Le premier tome de la trilogie Au revoir là haut (2013) fût d’une lecture éblouissante; un très bon film est sorti en 2017 avec  Albert Dupontel comme réalisateur, film qui a reçu le César de la meilleure adaptation ainsi que d’autres nominations. Il vient de sortir (2022) un film franco-belge, au titre éponyme et dirigé par Clovis Cornillac, un film excellent, proche du livre car Pierre Lemaitre en est resté très impliqué. Je pense que d’avoir lu le livre auparavant apporte plus de compréhension à cette trame très riche.

Couleurs de l’incendie est un vrai page-turner car la lecture vous happe dès la première page avec des personnages solidement bâtis. Cette fois nous suivrons les tribulations de Madeleine Péricourt la seule héritière du milliardaire Marcel Péricourt et dont le frère, Edouard, une « gueule-cassée » de la guerre 14-18 connaitra une fin dramatique à la fin du premier tome.

Dans le premier tome Madeleine avait épousé l’affreux Henri d’Aulnay-Pradelle, homme d’affaires véreux  avec lequel elle aura un fils, Paul. Au moment de la narration le corrompu Pradelle croupit en prison. Jusque là, Madeleine Péricourt avait été gâtée par la vie, ne s’intéressant à rien dans les affaires de son père ni s’occupant de son fils Paul non plus. Or, le petit Paul est laissé dans les mains d’un répétiteur qui l’instruit à domicile. À la mort du patriarche, son fondé de pouvoir, Gustave Joubert, centralien de formation aura des vues sur l’esseulée Madeleine, qui le voit toujours comme un subalterne.

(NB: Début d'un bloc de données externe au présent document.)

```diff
+  if (1 < n) { load(S1{}, std::false_type{}); cp.issue(lds, 1); }
+  if (2 < n) { load(S2{}, std::false_type{}); cp.issue(lds, 2); }
+  store(S0{}, product(S0{}), 0);
+  int k = 0, slot = 0;
+  auto block = [&](auto set, auto steady) {
+    typedef std::integral_constant<int, (decltype(set)::value + 1) % 3> Use;
+    if constexpr (decltype(steady)::value) {
+      wait_vmcnt_imm<(WG_DEPTH - 2) * VM - 2>();
+    } else {
+      const int younger = n - 1 - k;
+      if (younger >= 2) wait_vmcnt_imm<(WG_DEPTH - 2) * VM - 2>();
+      else if (younger == 1) wait_vmcnt_imm<MC - J0>();
+      else wait_vmcnt_imm<0>();
+    }
+    asm volatile("s_waitcnt lgkmcnt(0)" ::: "memory");
+    __builtin_amdgcn_s_barrier();
+    __builtin_amdgcn_sched_barrier(0);
+    asm volatile("" : "+v"(dofr[Use::value]), "+v"(mkr[Use::value]));
+    if (decltype(steady)::value || k + WG_DEPTH - 1 < n) { load(set, steady); cp.issue(lds, slot == 0 ? WG_DEPTH - 1 : slot - 1); }
+    const facc d = product(Use{});
+    WgBlock<NI, NK, NI, NK, TA, WA, 1, 0, true> blk{(lds_char*)(lds + slot * WG_BUF_BYTES) + lane_off, wa, wb};
+    blk.read(0);
+    __builtin_amdgcn_sched_barrier(0);
+    store(Use{}, d, slot == WG_DEPTH - 1 ? 0 : slot + 1);
+    blk.convert(0);
+    __builtin_amdgcn_sched_barrier(0);
+    blk.rest(acc, bsum);
+    ++k;
+    if (++slot == WG_DEPTH) slot = 0;
+  };
+  for (; k + WG_DEPTH + 1 < n;) { block(S0{}, std::true_type{}); block(S1{}, std::true_type{}); block(S2{}, std::true_type{}); }
+  for (; k < n;) {
+    block(S0{}, std::false_type{});
+    if (k < n) block(S1{}, std::false_type{});
+    if (k < n) block(S2{}, std::false_type{});
+  }
+  float* dst = partial + (long)split * out_elems;
+#pragma unroll
+  for (int i = 0; i < NI; ++i)
+#pragma unroll
+    for (int q = 0; q < NK; ++q) wg_store_tile(dst, (wa + WA * i) * TB + wb + (8 / WA) * q, lane, acc[i * NK + q]);
+  if (wb < NI) {
+    const float s = xhalf_sum(bsum);
+    if (lane < 32) bias_partial[(long)split * bias_elems + (wa + WA * wb) * 32 + lane] = s;
+  }
 }
 
 template <int ROLE, int TYA, int TYB, bool BIAS>
@@ -565,7 +699,7 @@
 
 #define WG_MAX_PAIRS 24
 struct WgPairs { int v[WG_MAX_PAIRS][8]; };
-__global__ __launch_bounds__(512) void weight_grad_all_kernel(WgRegions rg, WgPairs pp, long nblk,
+__global__ __launch_bounds__(512) void weight_grad_all_kernel(WgRegions rg, WgPairs pp, WgRebuild rb, long nblk,
                                                               float* __restrict__ partial, float* __restrict__ bias_partial,
                                                               int out_elems, int bias_elems) {
   extern __shared__ __attribute__((aligned(16))) char lds[];
@@ -575,7 +709,8 @@
 #define WG_SHIPPED(...) weight_grad_shipped<__VA_ARGS__>(lds, rg, d[0], d[2], nblk, partial + d[4], bp, out_elems, bias_elems)
   const bool gxf_bias = d[6] == 1 && d[7] == 0 && bp, fxg_plain = d[6] == 0 && d[7] == 1 && !bp;
   if (gxf_bias && d[1] == 8 && d[3] == 8) {
-    WG_SHIPPED(4, 2, 8, 8, 2, 1, 0, true);
+    if ((int)blockIdx.y == rb.pair) weight_grad_rebuilt(lds, rg, rb, d[2], nblk, partial + d[4], bp, out_elems, bias_elems);
+    else WG_SHIPPED(4, 2, 8, 8, 2, 1, 0, true);
   } else if (fxg_plain && d[1] == 8 && d[3] == 8) {
     WG_SHIPPED(2, 4, 8, 8, 4, 0, 1, false);
   } else if (gxf_bias && d[1] == 7 && d[3] == 8) {
@@ -608,9 +743,9 @@
 #undef WG_ARGS
 }
 
-extern "C" int avc_weight_grad_all(const void* fpanels, int ftiles, const void* gpanels, int gtiles, int npairs, const int* pairs,
-                                   long nblk, float* partial, float* bias_partial, int nsplit, int out_stride, int bias_stride,
-                                   void* stream) {
+static int weight_grad_launch(const void* fpanels, int ftiles, const void* gpanels, int gtiles, int npairs, const int* pairs, long nblk,
+                              float* partial, float* bias_partial, int nsplit, int out_stride, int bias_stride, const WgRebuild& rb,
+                              void* stream) {
   if (nblk <= 0 || npairs <= 0) return 0;
   if (!fpanels || !gpanels) { avc_set_error("avc_weight_grad_all: fpanels / gpanels == NULL"); return 1; }
   if (npairs > WG_MAX_PAIRS) { avc_set_error("avc_weight_grad_all: too many pairs"); return 1; }
@@ -650,9 +785,42 @@
   WgRegions rg;
   rg.base[0] = (const char*)fpanels; rg.stride[0] = (long)ftiles * 2048;
   rg.base[1] = (const char*)gpanels; rg.stride[1] = (long)gtiles * 2048;
-  hipLaunchKernelGGL(weight_grad_all_kernel, dim3(nsplit, npairs), dim3(512), lds_bytes, (hipStream_t)stream, rg, pp, nblk, partial,
+  if (rb.pair >= 0) {
+    const int* d = rb.pair < npairs ? pp.v[rb.pair] : nullptr;
+    if (!d || d[1] != 8 || d[3] != 8 || d[6] != 1 || d[7] != 0 || d[5] < 0) {
+      avc_set_error("avc_weight_grad_all_rebuilt: rebuilt_pair must name an 8 x 8 product of G-region A tiles and F-region B tiles with bias");
+      return 1;
+    }
+    if (!rb.wht || !rb.masks) { avc_set_error("avc_weight_grad_all_rebuilt: head_tiles / masks == NULL"); return 1; }
+    if (rb.g_do < 0 || rb.g_do >= gtiles) { avc_set_error("avc_weight_grad_all_rebuilt: the delta_o tile lies outside the G region"); return 1; }
+  }
+  hipLaunchKernelGGL(weight_grad_all_kernel, dim3(nsplit, npairs), dim3(512), lds_bytes, (hipStream_t)stream, rg, pp, rb, nblk, partial,
                      bias_partial, out_stride, bias_stride);
   return avc_check_launch("avc_weight_grad_all");
+}
+extern "C" int avc_weight_grad_all(const void* fpanels, int ftiles, const void* gpanels, int gtiles, int npairs, const int* pairs,
+                                   long nblk, float* partial, float* bias_partial, int nsplit, int out_stride, int bias_stride,
+                                   void* stream) {
+  WgRebuild rb = {nullptr, nullptr, 0, -1, 0};
+  return weight_grad_launch(fpanels, ftiles, gpanels, gtiles, npairs, pairs, nblk, partial, bias_partial, nsplit, out_stride, bias_stride,
+                            rb, stream);
+}
+extern "C" int avc_weight_grad_all_rebuilt(const void* fpanels, int ftiles, const void* gpanels, int gtiles, int npairs, const int* pairs,
+                                           long nblk, float* partial, float* bias_partial, int nsplit, int out_stride, int bias_stride,
+                                           int rebuilt_pair, int do_tile, const void* head_tiles, const void* masks, int mask_stride,
+                                           int mask_first, void* stream) {
+  if (rebuilt_pair < 0) { avc_set_error("avc_weight_grad_all_rebuilt: rebuilt_pair < 0 (avc_weight_grad_all launches without one)"); return 1; }
+  if (((uintptr_t)head_tiles & 15) || ((uintptr_t)masks & 1)) {
+    avc_set_error("avc_weight_grad_all_rebuilt: head_tiles must be 16-byte aligned, masks 2-byte aligned");
+    return 1;
+  }
+  if (mask_first < 0 || mask_stride < 0 || (long)mask_first + 8 * 64 > mask_stride) {
+    avc_set_error("avc_weight_grad_all_rebuilt: the 8 x 64 mask words of a block lie outside mask_stride");
+    return 1;
+  }
+  WgRebuild rb = {(const b8*)head_tiles, masks ? (const unsigned short*)masks + mask_first : nullptr, (long)mask_stride, rebuilt_pair, do_tile};
+  return weight_grad_launch(fpanels, ftiles, gpanels, gtiles, npairs, pairs, nblk, partial, bias_partial, nsplit, out_stride, bias_stride,
+                            rb, stream);
 }
 
 __global__ __launch_bounds__(256) void wgrad_reduce_kernel(const float* __restrict__ partial, const float* __restrict__ bpartial, int ns,
diff --git a/avatarclip_amd/engine.py b/avatarclip_amd/engine.py
--- a/avatarclip_amd/engine.py
+++ b/avatarclip_amd/engine.py
@@ -191,6 +191,7 @@
         self._bpartials = None
         self._masks = None
         self._pairs_host = PK.region_local_pairs(self.dl.lay)
+        self._rebuilt = PK.rebuilt_pair_args(self.dl.lay)
         self._sdf_bias0 = int(self.dl.lay.pbase["sdf.b%d" % (spec.NMID + 2)])
         self._packed_key = None
         self._packed = None
@@ -367,7 +368,17 @@
                d_extra, d_w, d_n_up, d_wsum, d_nsum, eik_scale, d_sdf, d_n, d_rgb, d_inv)
         return d_sdf, d_n, d_rgb, d_inv
 
-    def slab_walk(self, pk: Packed, rays_o, rays_d, z, sample_dist, d_sdf, d_n, d_rgb, rgb, panels_valid=False):
+    def weight_grad_all(self, pk: Packed, fptr, gpanels, mptr, nblk, ns, rebuild=True, stream=None):
+        head = (fptr, self.fwd_tiles, gpanels, self.grad_tiles, len(self._pairs_host), self._pairs_host.ctypes.data, nblk, self._partials,
+                self._bpartials, ns, self._partials.stride(0), self._bpartials.stride(0))
+        if rebuild and self._rebuilt is not None:
+            pair, do_tile, w_off, mask_first = self._rebuilt
+            L.call("avc_weight_grad_all_rebuilt", *head, pair, do_tile, pk.w_bf16.data_ptr() + w_off, mptr, self.mask_u16, mask_first,
+                   stream=stream)
+        else:
+            L.call("avc_weight_grad_all", *head, stream=stream)
+
+    def slab_walk(self, pk: Packed, rays_o, rays_d, z, sample_dist, d_sdf, d_n, d_rgb, rgb, panels_valid=False, rebuild=True):
         lay = self.dl.lay
         R, S = z.shape
         rays_per_chunk, rays_per_slab = self.plan(R, S)
@@ -412,16 +423,15 @@
                 cs_total = cs_slab if cs_total is None else cs_total + cs_slab
                 ns = max(1, min(self.WG_MAX_SPLITS, nblk // self.WG_BLOCKS_PER_SPLIT, nblk))
                 with Engine._Timed("avc_weight_grad(all pairs)", npts):
-                    L.call("avc_weight_grad_all", fptr, self.fwd_tiles, gpanels, self.grad_tiles, len(self._pairs_host), self._pairs_host.ctypes.data,
-                           nblk, self._partials, self._bpartials, ns, self._partials.stride(0), self._bpartials.stride(0), stream=st)
+                    self.weight_grad_all(pk, fptr, gpanels, mptr, nblk, ns, rebuild, stream=st)
                     yield ns, cs_total
 
-    def points_bwd(self, pk: Packed, rays_o, rays_d, z, sample_dist, d_sdf, d_n, d_rgb, rgb, panels_valid=False):
+    def points_bwd(self, pk: Packed, rays_o, rays_d, z, sample_dist, d_sdf, d_n, d_rgb, rgb, panels_valid=False, rebuild=True):
         lay = self.dl.lay
         st = L.stream()
         gacc = torch.empty(lay.gout_size + lay.gbias_size, device=self.device, dtype=torch.float32)
         nslab, cs_total = 0, None
-        for ns, cs_total in self.slab_walk(pk, rays_o, rays_d, z, sample_dist, d_sdf, d_n, d_rgb, rgb, panels_valid):
+        for ns, cs_total in self.slab_walk(pk, rays_o, rays_d, z, sample_dist, d_sdf, d_n, d_rgb, rgb, panels_valid, rebuild):
             L.call("avc_weight_grad_reduce", self._partials, self._bpartials, ns, self._partials.stride(0), self._bpartials.stride(0),
                    lay.gout_size, lay.gbias_size, gacc, int(nslab > 0), stream=st)
             nslab += 1
diff --git a/avatarclip_amd/lib.py b/avatarclip_amd/lib.py
--- a/avatarclip_amd/lib.py
+++ b/avatarclip_amd/lib.py
@@ -17,6 +17,7 @@
 
 PREVIEW_CLIP_HEADER = os.path.join(_build.CSRC, _build.PREVIEW_CLIP_HEADER)
 BAKE_HEADER = os.path.join(_build.CSRC, _build.BAKE_HEADER)
+WGRAD_HEADER = os.path.join(_build.CSRC, _build.WGRAD_HEADER)
 
 
 def headers():
@@ -29,6 +30,10 @@
 
 def later_headers():
     return (BAKE_HEADER,)
+
+
+def wgrad_headers():
+    return (WGRAD_HEADER,)
 
 
 c_int, c_long, c_float, c_double, c_void_p, c_char_p = (ctypes.c_int, ctypes.c_long, ctypes.c_float, ctypes.c_double,
@@ -147,7 +152,7 @@
         raise RuntimeError("libavc.so is not built (run `python -c 'import __graft_entry__ as g; g.build()'`); "
                            "there is no CPU fallback for the HIP hot path")
     protos, declared_in = {}, {}
-    for header in headers() + added_headers() + later_headers():
+    for header in headers() + added_headers() + later_headers() + wgrad_headers():
         with open(header) as f:
             more, abi = parse_header(f.read())
         if header == HEADER:
diff --git a/avatarclip_amd/packing.py b/avatarclip_amd/packing.py
--- a/avatarclip_amd/packing.py
+++ b/avatarclip_amd/packing.py
@@ -190,6 +190,7 @@
     cs_src: np.ndarray = None
     cs_tgt: np.ndarray = None
     cs_scale: np.ndarray = None
+    rebuilt: dict = None
 
 
 def _elem(pbase, name, shape, row, col, transposed):
@@ -440,8 +441,11 @@
     fx = feat_xn()
     c0col = lambda f: (6 + f) if f < H else fx(f - H)
     add_pair(P["D1"], HT, P["FEAT"], HT + 1, "col.W0", feat_std(H), c0col, bname="col.b0")
+    rebuilt = None
     if NCMID == 1:
         add_pair(P["D2"], HT, P["R1"], HT, "col.W1", feat_std(H), feat_std(H), bname="col.b1")
+        if HT == 8:
+            rebuilt = dict(pair=len(pairs) - 1, do_tile=P["DO"], weight_off="OFF_CHT", mask_layer=1, mask_first=1 * HT * 64)
         add_pair(P["DO"], 1, P["R2"], HT, "col.Wh", feat_std(6), feat_std(H), bname="col.bh")
     else:
         add_pair(P["DO"], 1, P["R1"], HT, "col.Wh", feat_std(6), feat_std(H), bname="col.bh")
@@ -453,7 +457,7 @@
                   un_src=np.concatenate(un_src), un_tgt=np.concatenate(un_tgt), un_scale=np.concatenate(un_scale),
                   ub_src=np.asarray(ub_src, np.int64), ub_tgt=np.asarray(ub_tgt, np.int64),
                   cs_size=ST * 32 + 48, cs_src=np.asarray(cs_src, np.int64), cs_tgt=np.asarray(cs_tgt, np.int64),
-                  cs_scale=np.full(len(cs_src), 1 / SQ2, np.float32))
+                  cs_scale=np.full(len(cs_src), 1 / SQ2, np.float32), rebuilt=rebuilt)
 
 
 def layout_for(spec: NetSpec) -> Layout:
@@ -467,3 +471,14 @@
     out[:, 2] -= np.where(out[:, 7] == 1, ft, 0)
     assert (out[:, 0] >= 0).all() and (out[:, 2] >= 0).all()
     return np.ascontiguousarray(out)
+
+
+def rebuilt_pair_args(lay: Layout):
+    rb = lay.rebuilt
+    if rb is None:
+        return None
+    pa, ta, _, tb, _, bias_off, type_a, type_b = lay.pairs[rb["pair"]]
+    assert (pa, ta, tb, type_a, type_b) == (lay.panel["D2"], 8, 8, 1, 0) and bias_off >= 0 and lay.spec.NCMID == 1
+    off = int(lay.offsets[OFF[rb["weight_off"]]])
+    assert off % 8 == 0, "a packed tile starts on a 16-byte fragment"
+    return rb["pair"], rb["do_tile"] - lay.panel["FTILES"], off * 2, rb["mask_first"]
```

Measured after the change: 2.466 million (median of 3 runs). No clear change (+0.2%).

Nous sommes dans la post guerre 14-18 et les magouilles vont bon train, que ce soit au niveau industriel ou au niveau politique (déjà). Les impôts accablent ceux qui en payent (déjà!). Puis le krach boursier de 1929 arrive et beaucoup de fortunes se défont. Mais il n’y a pas que Henri Pradelle comme ripou, car Charles Péricourt, frère de feu Marcel Péricourt, est un parlementaire retors et vénal, président d’une commission parlementaire chargée de la lutte contre l’évasion fiscale ! (Comment ne pas penser à des affaires plus récentes et vite enterrées).

Voilà Madeleine Péricourt dans la panade avec des déboires personnels (le fils) et « l’aspiration » de sa fortune par des délits d’initiés. Cette femme déclassée fera face d’une drôle de façon, pour le moins inattendue de la part d’une femme si veule jusque là et se fera aider par un ancien employé de son ex mari. La vengeance est un plat qui se mange froid… nous en avons ici un bel exemple.

Les personnages de Lemaitre sont parfaits et profondément esquissés, c’est un régal que de les suivre dans leurs péripéties. Mais vers la page 300 j’ai ressenti un certain relâchement, vite repris dans la partie finale du livre. J’ai trouvé aussi que la relation de Madeleine avec Léonce sonnait faux car comment faire confiance à une femme prête à tout pour avoir de l’argent sans aucun jugement moral sur ses actions ? Est-ce que la trame de l’histoire nécessitait des accointances solides entre ces deux femmes si distinctes ? Puis ce petit Paul, accablé de tous les maux devient presque normal, à la fin du livre…Malgré ces quelques points faibles, quel souffle romanesque, quel entrain. Une bonne et distrayante lecture, à quand le film ?

Le titre du roman se retrouve dans deux passages. Page 299 au déclenchement d’un incendie…parce que les lueurs de l’incendie se virent depuis la route au moment où ils reprenaient le chemin vers Paris…Aussi page 383, en pleine révolte nationale contre l’impôt (1933)… le gouvernement observait avec inquiétude les couleurs de cet incendie qui gagnait sans cesse du terrain…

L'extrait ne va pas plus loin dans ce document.